Summertime brings lots of great things. Barbecues, swimming, sleeping in, family get togethers… I could go on. But summertime also brings something less desirable to me – a sudden, drastic reduction in the amount of clothing ladies (young and old) wear.
It’s a topic of much dissension in youth groups and churches. How short is too short? How skinny can my straps be? Can I wear a bikini? How come she can wear that and I can’t? Are these pants too tight? There are a lot of questions and not many answers.
After reading through some of my archives yesterday, I found this post. As you can see, it’s from quite awhile ago but the issues are still the same.
From that post:
Women are told to dress modestly. Now obviously modest is a very widely defined term. Some will wear everything from sweatshirts and jeans to fitted shirts and pants, looking much like relevant society dresses. Some will only wear loose fitting clothing, looking dowdy and ill-fitted. Some will only wear flowing skirts and long sleeved tops, with or without head coverings, claiming they are setting themselves apart by being simple. But what was God’s intention with these verses? I’ve come across an idea that says that women must dress modestly, as to not cause men to stumble, but should dress relevantly. For dressing in a manner that draws attention – whether by young men checking you out or by people pointing at the woman dressed plainly – is undesirable. How a woman dresses should not draw attention to her person but to her God. So if a woman dresses in very simple, almost Amish clothing she is drawing attention to herself because she stand out so much in modern society. But on the other hand, women should not be dressing in revealing or tightly fitting clothes, as they can lead men to stumble. So what’s in the middle? I’m not sure. I know that watching shirts get smaller and skirts get shorter, in public and in the church, is an alarming trend. Are we being lead by the principles of this world rather than Christ? But on the other hand, does dressing so plainly as to make people look at us (Do you think she’s Amish?) rather than at our character and countenance also defeats the purpose. Are we being led by religious traditions? Both are equally wrong according to Colossians 2:8.

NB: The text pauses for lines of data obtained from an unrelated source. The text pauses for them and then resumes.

# navallo/collision_avoidance

Measured on AMD Instinct MI355X. Metric: agent-steps/sec (whole node), 4096 arenas x 64 agents per GPU, higher is better.
Workload: dtype f32

## Files before the change

### collision_avoidance_amd/csrc/ca_obs.h

```cpp
#pragma once
#include "ca_common.h"

namespace ca {

struct ObsArgs {
    const float *pos_x, *pos_y, *vel_x, *vel_y, *orient_x, *orient_y;
    const unsigned short* counts;
    const void* nb_idx;
    const unsigned short* obst_idx;
    const ObstDev* obst;
    const int* tab_off;
    float* obs;
    int A, N, K, S, bpa;
    int nstage_max;
    int paircap;
    int a0;
    int xcd;
    int dense;
    unsigned long long* dbg;
    float radius;
    float rays[32];
    float oct[32];
    const float* ap_oct;
    const int* agent_counts;
};

#ifdef CA_STAMPS
#define CA_OSTAMP(k)                                                                       \
    do {                                                                                   \
        __builtin_amdgcn_sched_barrier(0);                                                 \
        const unsigned long long _t = CA_STAMP_CLOCK();                                    \
        __builtin_amdgcn_s_waitcnt(0xC07F);                                                \
        if ((threadIdx.x & 63) == 0 && p.dbg)                                              \
            p.dbg[((size_t)blockIdx.x * (blockDim.x >> 6) + (threadIdx.x >> 6)) * 16 + (k)] = _t; \
        __builtin_amdgcn_sched_barrier(0);                                                 \
    } while (0)
#else
#define CA_OSTAMP(k) do { } while (0)
#endif

__host__ __device__ inline size_t obs_lds_bytes(int nstage_max, int obs_bs, int paircap, int obw = 16) {
    const size_t apb = obs_bs / 16;
    return (size_t)nstage_max * 16 + 2 * apb * 16 * 8 + apb * 16 + apb * 16 * 4 + apb * (size_t)obw * 4 + 64 * 4 + 2 * apb * 4 + apb * (size_t)paircap * 2;
}
__host__ __device__ inline size_t obs_lds_bytes_ap(int nstage_max, int obs_bs, int paircap) {
    return ((obs_lds_bytes(nstage_max, obs_bs, paircap) + 15) & ~(size_t)15) + (size_t)(obs_bs / 16) * 16 * 64;
}
#ifndef CA_OBS_BS_MAX
#define CA_OBS_BS_MAX 256
#endif
__host__ __device__ inline int obs_block_threads(int N) {
    const int want = N > 32 ? 1024 : (N > 16 ? 512 : 256);
    return want < CA_OBS_BS_MAX ? want : CA_OBS_BS_MAX;
}

struct SegGeom {
    float s02x, s02y;
    float s32x, s32y;
    float t_numer;
    float r1x, r1y, r2x, r2y;
};

__device__ __forceinline__ float ray_dial(float x, float y) {
    const float yy = -y;
    const float ax = fabsf(x), ay = fabsf(yy);
    const float mx = fmaxf(ax, ay), mn = fminf(ax, ay);
    const float a = mn * __builtin_amdgcn_rcpf(mx);
    const float s = a * a;
    float r = a * (0.99997726f + s * (-0.33262347f + s * (0.19354346f + s * (-0.11643287f +
              s * (0.05265332f + s * -0.01172120f)))));
    r = (ay > ax) ? 1.57079632679f - r : r;
    r = (x < 0.0f) ? 3.14159265359f - r : r;
    r = (yy < 0.0f) ? -r : r;
    const float u = r * 2.54647908947f;
    return (u < 0.0f) ? u + 16.0f : u;
}

template <int OBS_BS, bool NW16, bool DENSE = false, class... WIDE_TAG>
__global__ __launch_bounds__(OBS_BS) void obs_kernel(const ObsArgs p) {
    constexpr bool WIDE = has_tag<WideObstLists, WIDE_TAG...>;
    constexpr bool AC = has_tag<ArenaCounts, WIDE_TAG...>;
    constexpr bool AP = has_tag<AgentParams, WIDE_TAG...> || AC;
    static_assert(!(WIDE && AP), "per-agent parameters go with obstacle lists of up to 16");
    constexpr int OBS_APB = OBS_BS / 16;
    extern __shared__ float4 smem4[];
    const int tid = threadIdx.x;
    const int g = tid >> 4, r = tid & 15;
    const int N = p.N, K = p.K, S = p.S;
    const int PAIRCAP = p.paircap;
    int bid = blockIdx.x;
    if (p.xcd) { const int x = bid & 7, idx = bid >> 3, q8 = idx / p.bpa; bid = (x + 8 * q8) * p.bpa + (idx - q8 * p.bpa); }
    int a, i, a_lo, nstage;
    bool active;
    if constexpr (DENSE) {
        const int first = bid * OBS_APB, gi = first + g;
        active = gi < p.A * N;
        const int ga = active ? gi : p.A * N - 1;
        a = p.a0 + ga / N; i = ga - (ga / N) * N;
        a_lo = p.a0 + first / N;
        const int last = min(first + OBS_APB - 1, p.A * N - 1);
        nstage = (last / N - first / N + 1) * N;
    } else {
        const int ab = bid / p.bpa;
        a = p.a0 + ab;
        i = (bid - ab * p.bpa) * OBS_APB + g;
        active = i < N;
        a_lo = a; nstage = N;
    }
    const int abase = DENSE ? (a - a_lo) * N : 0;
    const size_t q = (size_t)a * N + (active ? i : 0);
    const size_t aoff = (size_t)a * N;
    const unsigned ii = active ? (unsigned)i : 0u;
    const ObstDev* tab = p.obst + (p.tab_off ? p.tab_off[a] : 0);

    const int NST = p.nstage_max;
    float* s_px = reinterpret_cast<float*>(smem4);
    float* s_py = s_px + NST;
    float* s_vx = s_py + NST;
    float* s_vy = s_vx + NST;
    unsigned long long* s_key = reinterpret_cast<unsigned long long*>(s_vy + NST);
    float2* s_rel = reinterpret_cast<float2*>(s_key + OBS_APB * 16);
    float4* s_frame = reinterpret_cast<float4*>(s_rel + OBS_APB * 16);
    int* s_nb = reinterpret_cast<int*>(s_frame + OBS_APB);
    int* s_ob = s_nb + OBS_APB * 16;
    const int OBW = WIDE ? S : 16;
    float* s_rays = reinterpret_cast<float*>(s_ob + OBS_APB * OBW);
    float* s_oct = s_rays + 32;
    int* s_cnt = reinterpret_cast<int*>(s_oct + 32);
    int* s_cnt2 = s_cnt + OBS_APB;
    unsigned short* s_pair = reinterpret_cast<unsigned short*>(s_cnt2 + OBS_APB);
    const int SPAIRS = 16 * S;
    float2* s_noct = reinterpret_cast<float2*>(reinterpret_cast<char*>(smem4) + ((obs_lds_bytes(NST, OBS_BS, PAIRCAP) + 15) & ~(size_t)15));
    CA_OSTAMP(0);
    if (tid < 32) { s_rays[tid] = p.rays[tid]; s_oct[tid] = p.oct[tid]; }

    constexpr bool GATHER = NW16;
    const float* gpx = p.pos_x + (size_t)a * N;
    const float* gpy = p.pos_y + (size_t)a * N;
    const float* gvx = p.vel_x + (size_t)a * N;
    const float* gvy = p.vel_y + (size_t)a * N;
    if constexpr (!GATHER) {
        if constexpr (DENSE) {
            for (int t = tid; t < nstage; t += OBS_BS) {
                const size_t qa = (size_t)a_lo * N + t;
                s_px[t] = p.pos_x[qa]; s_py[t] = p.pos_y[qa]; s_vx[t] = p.vel_x[qa]; s_vy[t] = p.vel_y[qa];
            }
        } else {
            for (unsigned t = tid; t < (unsigned)nstage; t += OBS_BS) {
                s_px[t] = (p.pos_x + aoff)[t]; s_py[t] = (p.pos_y + aoff)[t]; s_vx[t] = (p.vel_x + aoff)[t]; s_vy[t] = (p.vel_y + aoff)[t];
            }
        }
    }
    int nn = 0, ns = 0;
    float c = 1.0f, s = 0.0f;
    if (active) {
        if constexpr (DENSE) {
            const int cnts = p.counts[q];
            nn = cnts & 0xFF; ns = cnts >> 8;
            if constexpr (AC) { if (i >= p.agent_counts[a]) { nn = 0; ns = 0; } }
            c = p.orient_x[q]; s = -p.orient_y[q];
            if (r < nn) s_nb[g * 16 + r] = abase + ld_idx_t<NW16>(p.nb_idx, ((size_t)a * K + r) * N + i);
            if constexpr (WIDE) { for (int t = r; t < ns; t += 16) s_ob[g * OBW + t] = (int)p.obst_idx[((size_t)a * S + t) * N + i]; }
            else if (r < ns) s_ob[g * 16 + r] = (int)p.obst_idx[((size_t)a * S + r) * N + i];
        } else {
            const int cnts = (p.counts + aoff)[ii];
            nn = cnts & 0xFF; ns = cnts >> 8;
            if constexpr (AC) { if (i >= p.agent_counts[a]) { nn = 0; ns = 0; } }
            c = (p.orient_x + aoff)[ii]; s = -(p.orient_y + aoff)[ii];
            const unsigned li = (unsigned)r * (unsigned)N + ii;
            const char* nbase = (const char*)p.nb_idx + aoff * (size_t)K * (NW16 ? 2 : 1);
            if (r < nn) s_nb[g * 16 + r] = ld_idx_t<NW16>(nbase, li);
            if constexpr (WIDE) { for (unsigned t = (unsigned)r; t < (unsigned)ns; t += 16u) s_ob[g * OBW + t] = (int)(p.obst_idx + aoff * (size_t)S)[t * (unsigned)N + ii]; }
            else if (r < ns) s_ob[g * 16 + r] = (int)(p.obst_idx + aoff * (size_t)S)[li];
        }
    }
    s_key[g * 16 + r] = ~0ull;
    if (r == 0) { s_cnt[g] = 0; s_cnt2[g] = 0; }
    CA_OSTAMP(1);
    __syncthreads();
    CA_OSTAMP(2);

    const int M = 8 * nn + ns;
    float mx = 0.0f, my = 0.0f;
    if (M > 0) { mx = GATHER ? gpx[i] : s_px[abase + i]; my = GATHER ? gpy[i] : s_py[abase + i]; }
    if (r == 0) s_frame[g] = make_float4(c, s, mx, my);
    {
        const int k = r;
        int i0 = 0, w = 0;
        if (k < nn) {
            const int nb = s_nb[g * 16 + k];
            const float rx = (GATHER ? gpx[nb] : s_px[nb]) - mx, ry = (GATHER ? gpy[nb] : s_py[nb]) - my;
            s_rel[g * 16 + k] = make_float2(rx, ry);
            float Rk = p.radius;
            if constexpr (AP) {
                const size_t nq = (DENSE ? (size_t)a_lo * N : aoff) + (size_t)nb;
                const float2* src = reinterpret_cast<const float2*>(p.ap_oct) + nq * 8;
                float2* dst = s_noct + (g * 16 + k) * 8;
#pragma unroll
                for (int e = 0; e < 8; ++e) dst[e] = src[e];
                Rk = src[0].x;
            }
            const float d2 = rx * rx + ry * ry, R = Rk;
            const float ax = c * rx - s * ry, ay = s * rx + c * ry;
            const bool all = !(d2 > 1.0404f * R * R);
            const float ua = ray_dial(ax, ay);
            const float t = R * __builtin_amdgcn_rsqf(d2);
            const float t2 = t * t;
            const float hw = t * (1.0f + t2 * (0.16666667f + t2 * (0.075f + t2 * 0.32914f))) * 2.54647908947f + 0.002f;
            int i1 = (int)floorf(ua + hw);
            i0 = (int)ceilf(ua - hw);
            if (all || i1 - i0 >= 15) { i0 = 0; i1 = 15; }
            w = max(i1 - i0 + 1, 0);
        }
        const int incl = wave_prefix_sum(w);
        int base = 0;
        if ((tid & 63) == 63) base = atomicAdd(&s_cnt[0], incl);
        base = __builtin_amdgcn_readlane(base, 63) + (incl - w);
        const unsigned short hd = (unsigned short)((g << 8) | (k << 4));
#pragma unroll
        for (int t2 = 0; t2 < 4; ++t2)
            if (t2 < w) s_pair[base + t2] = (unsigned short)(hd | ((i0 + t2) & 15));
        if (__builtin_expect(__ballot(w > 4) != 0ull, 0)) {
#pragma clang loop vectorize(disable) unroll(disable)
            for (int t2 = 4; t2 < w; ++t2) s_pair[base + t2] = (unsigned short)(hd | ((i0 + t2) & 15));
        }
    }
    {
        const float dx = s_rays[2 * r], dy = s_rays[2 * r + 1];
        int cnt2 = 0;
        for (int sidx = 0; sidx < ns; ++sidx) {
            const ObstDev o1 = load_obst(tab, s_ob[g * OBW + sidx]);
            const float x1 = o1.px - mx, y1 = o1.py - my, x2 = o1.qx - mx, y2 = o1.qy - my;
            const float ax = c * x1 - s * y1, ay = s * x1 + c * y1;
            const float bx = c * x2 - s * y2, by = s * x2 + c * y2;
            const float c2 = dx * ay - dy * ax, c3 = dx * by - dy * bx;
            const float f2 = dx * ax + dy * ay, f3 = dx * bx + dy * by;
            const float tolE = 1e-5f * p.rays[0] * (fabsf(ax) + fabsf(ay) + fabsf(bx) + fabsf(by) + 1.0f);
            const bool keep = !(c2 > tolE && c3 > tolE) && !(c2 < -tolE && c3 < -tolE) && (fmaxf(f2, f3) >= -tolE);
            const unsigned grp = (unsigned)(__ballot(keep) >> (threadIdx.x & 48)) & 0xFFFFu;
            if (keep)
                s_pair[OBS_APB * PAIRCAP - 1 - (g * SPAIRS + cnt2 + __popc(grp & ((1u << r) - 1u)))] =
                    (unsigned short)(((nn + sidx) << 4) | r);
            cnt2 += __popc(grp);
        }
        if (r == 0) s_cnt2[g] = cnt2;
    }
    CA_OSTAMP(3);
    __syncthreads();
    CA_OSTAMP(4);
    auto build = [&](int m, SegGeom& sg, float& velx, float& vely, bool want_vel) {
        float x1, y1, x2, y2, vx = 0.0f, vy = 0.0f;
        if (m < 8 * nn) {
            const int k = m >> 3, e = m & 7;
            const float2 rel = s_rel[g * 16 + k];
            const float rx = rel.x, ry = rel.y;
            if constexpr (AP) {
                const float2 va = s_noct[(g * 16 + k) * 8 + e], vb = s_noct[(g * 16 + k) * 8 + ((e + 1) & 7)];
                x1 = va.x + rx; y1 = va.y + ry;
                x2 = vb.x + rx; y2 = vb.y + ry;
            } else {
                const float4 oc = reinterpret_cast<const float4*>(s_oct)[e];
                x1 = oc.x + rx; y1 = oc.y + ry;
                x2 = oc.z + rx; y2 = oc.w + ry;
            }
            if (want_vel) { const int nb = s_nb[g * 16 + k]; vx = GATHER ? gvx[nb] : s_vx[nb]; vy = GATHER ? gvy[nb] : s_vy[nb]; }
        } else {
            const ObstDev o1 = load_obst(tab, s_ob[g * OBW + (m - 8 * nn)]);
            x1 = o1.px - mx; y1 = o1.py - my;
            x2 = o1.qx - mx; y2 = o1.qy - my;
        }
        sg.r1x = c * x1 - s * y1; sg.r1y = s * x1 + c * y1;
        sg.r2x = c * x2 - s * y2; sg.r2y = s * x2 + c * y2;
        sg.s32x = sg.r2x - sg.r1x; sg.s32y = sg.r2y - sg.r1y;
        sg.s02x = 0.0f - sg.r1x; sg.s02y = 0.0f - sg.r1y;
        sg.t_numer = sg.s32x * sg.s02y - sg.s32y * sg.s02x;
        if (want_vel) {
            const float lvx = x1 + vx, lvy = y1 + vy;
            const float rvx = c * lvx - s * lvy, rvy = s * lvx + c * lvy;
            velx = rvx - sg.r1x; vely = rvy - sg.r1y;
        }
    };
    auto build_nb = [&](const float2& fr, float rx, float ry, int e, SegGeom& sg, int slot) {
        float x1, y1, x2, y2;
        if constexpr (AP) {
            const float2 va = s_noct[slot * 8 + e], vb = s_noct[slot * 8 + ((e + 1) & 7)];
            x1 = va.x + rx; y1 = va.y + ry; x2 = vb.x + rx; y2 = vb.y + ry;
        } else {
            const float4 oc = reinterpret_cast<const float4*>(s_oct)[e];
            x1 = oc.x + rx; y1 = oc.y + ry; x2 = oc.z + rx; y2 = oc.w + ry;
        }
        sg.r1x = fr.x * x1 - fr.y * y1; sg.r1y = fr.y * x1 + fr.x * y1;
        sg.r2x = fr.x * x2 - fr.y * y2; sg.r2y = fr.y * x2 + fr.x * y2;
        sg.s32x = sg.r2x - sg.r1x; sg.s32y = sg.r2y - sg.r1y;
        sg.s02x = 0.0f - sg.r1x; sg.s02y = 0.0f - sg.r1y;
        sg.t_numer = sg.s32x * sg.s02y - sg.s32y * sg.s02x;
    };
    auto hit = [&](const SegGeom& sg, float s10x, float s10y, float& d, float& hx, float& hy) -> bool {
        const float denom = s10x * sg.s32y - sg.s32x * s10y;
        if (denom == 0.0f) return false;
        const bool dpos = denom > 0.0f;
        const float s_numer = s10x * sg.s02y - s10y * sg.s02x;
        if ((s_numer < 0.0f) == dpos) return false;
        if ((sg.t_numer < 0.0f) == dpos) return false;
        if (((s_numer > denom) == dpos) || ((sg.t_numer > denom) == dpos)) return false;
        const float t = div_ir(sg.t_numer, denom);
        hx = 0.0f + t * s10x; hy = 0.0f + t * s10y;
        d = sqrt_ir(hx * hx + hy * hy);
        return true;
    };

    auto accept_nb = [&](const SegGeom& sg, float s10x, float s10y, float& denom) -> bool {
        denom = s10x * sg.s32y - sg.s32x * s10y;
        const float s_numer = s10x * sg.s02y - s10y * sg.s02x;
        const bool dpos = denom > 0.0f;
        return (denom != 0.0f) && ((s_numer < 0.0f) != dpos) && ((sg.t_numer < 0.0f) != dpos) &&
               ((s_numer > denom) != dpos) && ((sg.t_numer > denom) != dpos);
    };
    auto hit_dist = [&](float t_numer, float denom, float s10x, float s10y) -> float {
        const float t = div_ir(t_numer, denom);
        const float hx = 0.0f + t * s10x, hy = 0.0f + t * s10y;
        return sqrt_ir(hx * hx + hy * hy);
    };

    const float tol_u = 2e-5f * p.rays[0] * (p.rays[0] + 2.0f * p.radius + 1.0f);
    auto merge = [&](int ga, int ray, float best, int best_m) {
        if (best_m >= 0)
            atomicMin(&s_key[ga * 16 + ray], ((unsigned long long)__float_as_uint(best) << 32) | (unsigned)best_m);
    };
    const int ntot = s_cnt[0];
    for (int pi = tid; pi < ntot; pi += OBS_BS) {
        const int pr = s_pair[pi];
        const int ga = pr >> 8, k = (pr >> 4) & 15, ray = pr & 15;
        const float2 fr = *reinterpret_cast<const float2*>(&s_frame[ga]);
        const float2 rel = s_rel[pr >> 4];
        const float s10x = s_rays[2 * ray] - 0.0f, s10y = s_rays[2 * ray + 1] - 0.0f;
        float best = __int_as_float(0x7f800000);
        int best_m = -1;
        const float rx = rel.x, ry = rel.y;
        const float wx = fr.x * s10x + fr.y * s10y, wy = fr.x * s10y - fr.y * s10x;
        const float wb = wx * ry - wy * rx;
        float Rp = p.radius, tol = tol_u;
        if constexpr (AP) {
            Rp = s_noct[(pr >> 4) * 8].x;
            tol = 2e-5f * p.rays[0] * (p.rays[0] + 2.0f * Rp + 1.0f);
        }
        const float R = Rp, Rh = 0.70710678f * R;
        const float c0 = R * wy, c2 = R * wx, c1 = Rh * (wx + wy), c3 = Rh * (wy - wx);
        const float cr[8] = {wb - c0, wb - c1, wb - c2, wb + c3, wb + c0, wb + c1, wb + c2, wb - c3};
        unsigned acc = 0;
#pragma unroll
        for (int e = 0; e < 8; ++e) {
            const float ca = cr[e], cb = cr[(e + 1) & 7];
            const bool same_side = (ca > tol && cb > tol) || (ca < -tol && cb < -tol);
            acc |= same_side ? 0u : (1u << e);
        }
        while (acc) {
            const int e1 = __ffs(acc) - 1;
            acc &= acc - 1;
            const bool two = acc != 0;
            const int e2 = two ? __ffs(acc) - 1 : e1;
            acc &= acc - 1;
            SegGeom g1, g2;
            build_nb(fr, rx, ry, e1, g1, pr >> 4);
            build_nb(fr, rx, ry, e2, g2, pr >> 4);
            float dn1, dn2;
            const bool ok1 = accept_nb(g1, s10x, s10y, dn1), ok2 = accept_nb(g2, s10x, s10y, dn2) && two;
            const float lhs = fabsf(g1.t_numer) * fabsf(dn2), rhs = fabsf(g2.t_numer) * fabsf(dn1);
            const bool first = ok1 && (!ok2 || lhs < rhs);
            const float tnw = first ? g1.t_numer : g2.t_numer, dnw = first ? dn1 : dn2;
            const int ew = first ? e1 : e2;
            const bool sure = fminf(lhs, rhs) < 0.99999f * fmaxf(lhs, rhs) && fmaxf(lhs, rhs) > 1e-30f &&
                              fabsf(tnw) > 1e-12f * fabsf(dnw);
            if (ok1 && ok2 && !sure) {
                const float d1 = hit_dist(g1.t_numer, dn1, s10x, s10y), d2 = hit_dist(g2.t_numer, dn2, s10x, s10y);
                if (d1 < best) { best = d1; best_m = 8 * k + e1; }
                if (d2 < best) { best = d2; best_m = 8 * k + e2; }
            } else {
                const float dw = hit_dist(tnw, dnw, s10x, s10y);
                if ((ok1 || ok2) && dw < best) { best = dw; best_m = 8 * k + ew; }
            }
        }
        merge(ga, ray, best, best_m);
    }
    const int no = s_cnt2[g];
    for (int pi = r; pi < no; pi += 16) {
        const int pr = s_pair[OBS_APB * PAIRCAP - 1 - (g * SPAIRS + pi)];
        const int k = pr >> 4, ray = pr & 15;
        const float s10x = s_rays[2 * ray] - 0.0f, s10y = s_rays[2 * ray + 1] - 0.0f;
        SegGeom sg;
        float dum0, dum1, d, hx, hy;
        const int m = 8 * nn + (k - nn);
        build(m, sg, dum0, dum1, false);
        if (hit(sg, s10x, s10y, d, hx, hy)) merge(g, ray, d, m);
    }
    CA_OSTAMP(5);
    __syncthreads();
    CA_OSTAMP(6);
    if (!active) return;
    const unsigned long long key = s_key[g * 16 + r];
    float bx = 0.0f, by = 0.0f, vx = 0.0f, vy = 0.0f;
    if (key != ~0ull) {
        SegGeom sg;
        float wx, wy;
        build((int)(unsigned)key, sg, wx, wy, true);
        const float s10x = s_rays[2 * r] - 0.0f, s10y = s_rays[2 * r + 1] - 0.0f;
        const float t = div_ir(sg.t_numer, s10x * sg.s32y - sg.s32x * s10y);
        bx = 0.0f + t * s10x; by = 0.0f + t * s10y;
        if (!(bx == 0.0f && by == 0.0f)) { vx = wx; vy = wy; }
    }
    CA_OSTAMP(7);
    {
        typedef float v4f __attribute__((ext_vector_type(4)));
        const v4f out = {bx, by, vx, vy};
        if constexpr (DENSE) __builtin_nontemporal_store(out, reinterpret_cast<v4f*>(p.obs) + (q * 16 + r));
        else __builtin_nontemporal_store(out, (reinterpret_cast<v4f*>(p.obs) + aoff * 16) + (ii * 16u + (unsigned)r));
    }
    CA_OSTAMP(8);
}

}
```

I thought I’d break up some of the thoughts I had in this post from 2008 and expand on them a bit. Maybe some of you can join in with your thoughts and questions about modesty.
First let’s talk about dressing relevantly, not just dressing modestly.
I live in Amish Country. It’s not uncommon to see buggies and horses tied to a hitching post at the local Walmart. You know Amish the minute you see them. It’s unmistakeable. They stand out.on purpose. I don’t know any other woman that would choose to wear long sleeved black dresses when it’s 85 and muggy outside. It’s easy to identify Amish due to how they dress. I would say that we could all agree that Amish are not relevant in their dress. The one thing they have going for them, though, is that they are definitely set apart from this world and everyone knows it. Isn’t that what the Word of God says? We should be set apart from this world? In it but not of it? So maybe we should all dress like Amish. Hmm. I don’t think that’s what God meant. We have to be both in this world but not of it, having a heavenly focus while our feet planted on the ground.
As Christians, we are called to be a chosen generation and a holy people. How does is that calling reflected in our dress, ladies? Do we look like a holy people, set apart for God? Dressing like a bag lady does not reflect the calling of a chosen, holy woman that is trying to serve God. It may be modest – every inch and curve is hidden. But are we then calling attention to ourselves, rather than to God, for the opposite reason as the woman who dresses in skimpy clothes.
There is a middle ground somewhere, ladies. Let’s discuss what the Word of God says about women, their beauty and how we can encourage one another to dress our own beauty in palace style. So what do you think about modesty?